Abstract 677 Time of day dependent symptom onset is not associated with left ventricular function and myocardial damage after ST-segment elevation myocardial infarction

Clin Res Cardiol (2023). https://doi.org/10.1007/s00392-023-02180-w
Time of day dependent symptom onset is not associated with left ventricular function and myocardial damage after ST-segment elevation myocardial infarction
M. Holzknecht¹, I. Lechner¹, M. Reindl¹, C. Tiller¹, P. Fink¹, F. Oberhollenzer¹, F. Troger², A. Mayr², A. Bauer¹, B. Metzler¹, S. J. Reinstadler¹
¹Department für Innere Medizin III - Kardiologie und Angiologie, Medizinische Universität Innsbruck, Innsbruck, AT; ²Radiologie, Medizinische Universität Innsbruck, Innsbruck, AT;
Background: Circadian processes are suggested to influence ischemic injury in ST-segment elevation myocardial infarction (STEMI). Observational data suspect a circadian dependence of the occurrence of microvascular obstruction (MVO) in patients with STEMI. However, these observations derive from a small sample size and circadian variations in left ventricular function and myocardial damage after STEMI are still a matter of controversy. We therefore aimed to investigate the association of time of day dependent symptom onset with left ventricular ejection fraction (LVEF), infarct size (IS) and MVO in a large cohort of STEMI patients treated with primary PCI. Methods: This observational study (NCT04113356) investigated acute STEMI patients treated with primary percutaneous coronary intervention. Cardiac magnetic resonance (CMR) imaging was performed within 1 week after the index event for the determination of left ventricular function and infarct characteristics.

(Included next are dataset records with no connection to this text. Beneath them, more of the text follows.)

def parse_structs(text, constants):
    text = re.sub(r'/\*.*?\*/|//[^\n]*', ' ', text, flags=re.S)
    text = re.sub(r'^[ \t]*#(?:.*\\\n)*.*$', ' ', text, flags=re.M)
    table = {}
    for tag, body, name in re.findall(r'\btypedef\s+struct\s+(\w+)\s*\{(.*?)\}\s*(\w*)\s*;', text, flags=re.S):
        *decls, rest = body.split(';')
        if name != tag or not tag.startswith('brv_') or '{' in body or rest.strip() or not decls:
            raise RuntimeError(f'struct {tag}: not a `typedef struct brv_x {{ fields; }} brv_x;`')
        fields = []
        for decl in decls:
            m = re.fullmatch(r'\s*(?:const\s+)?(\w+)\b(.*)', decl, flags=re.S)
            base, declarators = m.groups() if m else ('', decl)
            for d in declarators.split(','):
                m = re.fullmatch(r'\s*(\*?)\s*([A-Za-z_]\w*)\s*((?:\[[^\[\]]*\]\s*){0,3})', d)
                star, field, dims = m.groups() if m else ('', d.strip() or decl.strip(), '')
                t = ctypes.c_void_p if star else _SCALARS.get(base) if base != 'int' else None
                if not m or t is None:
                    raise RuntimeError(f'{tag}.{field}: no ctypes type for {decl.strip()!r}')
                for dim in reversed(re.findall(r'\[([^\[\]]*)\]', dims)):
                    n = _extent(dim, constants)
                    if n is None:
                        raise RuntimeError(f'{tag}.{field}: cannot read the array extent [{dim}]')
                    t = t*n
                fields.append((field, t))
        table[tag] = type(tag, (ctypes.Structure,), {'_fields_': fields, '__doc__': f'``{tag}`` of the C header.'})
    for tag in re.findall(r'\bstruct\s+(\w*)', text):
        if tag not in table:
            raise RuntimeError(f'struct {tag}: not a struct definition the parser can read')
    return table


def _header_text(path):
    if not os.path.exists(path):
        raise RuntimeError(f'{path} is missing: the binding is derived from the C header')
    with open(path) as f:
        return f.read()


class Library:

    def __init__(self, header, soname, env, what, last_error=None):
        self.header_path = os.path.join(os.path.dirname(_HERE), 'include', header)
        self.path = os.environ.get(env) or os.path.join(_HERE, 'csrc', soname)
        text = _header_text(self.header_path)
        self.signatures, self.constants = parse_header(text), parse_constants(text)
        self.structs = parse_structs(text, self.constants)
        if last_error is None:
            last_error, = (name for name in self.signatures if name.endswith('_last_error'))
        handle = None

        def lib():
            nonlocal handle
            if handle is None:
                if not os.path.exists(self.path):
                    raise RuntimeError(
                        f'{self.path} is missing: build it with '
                        '`python -c "import __graft_entry__ as g; g.build()"` or '
                        f'`make -C brever_amd/csrc` (needs hipcc, targets gfx950). {what}')
                loaded = ctypes.CDLL(self.path)
                for name, (restype, argtypes) in self.signatures.items():
                    fn = getattr(loaded, name)
                    fn.restype, fn.argtypes = restype, argtypes
                handle = loaded
            return handle

        def message():
            msg = getattr(lib(), last_error)()
            return msg.decode() if msg else ''

        def check(status, what):
            if status != 0:
                raise RuntimeError(f'{what} failed with status {status}: {message()}')

        def call(name, *args):
            status = getattr(handle or lib(), name)(*args)
            if status:
                check(status, name)

        def query(name, *args):
            n = getattr(handle or lib(), name)(*args)
            if n < 0:
                check(int(n), name)
            return n

        self.lib, self.last_error, self.check, self.call, self.query = lib, message, check, call, query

The time of symptom onset was used to discriminate patients according to LVEF, IS as well as MVO occurrence and extent over a 24 hours cycle to evaluate circadian behavior. Results: In final analysis, 889 acute STEMI patients treated with primary PCI with a delay of 189 [120-315] minutes were included. Median age of the overall cohort was 57 [51-66] years and 17% were female. Median LVEF was 49 [42-55]%, IS assumed 15.5 [8.0-24.7]% of left ventricular myocardial mass (LVMM) and MVO occurred in 57% of STEMI patients. No hourly differences between symptom onset and MVO occurrence (p=0.108), MVO extent (p=0.735), LVEF (p=0.644) and IS (p=0.722) have been evaluated. When comparing 3 hourly segments of symptom onset, no variations in MVO occurrence (p=0.114), MVO extent (p=0.308), LVEF (p=0.547) and IS (p=0.405) were observed. Conclusions: No circadian variations in symptom onset and the occurrence and extent of MVO, LVEF and IS were observed in this large cohort of STEMI patients treated with primary PCI. Further research is needed to investigate the complex interplay between circadian processes and ischemic injury in this patient population.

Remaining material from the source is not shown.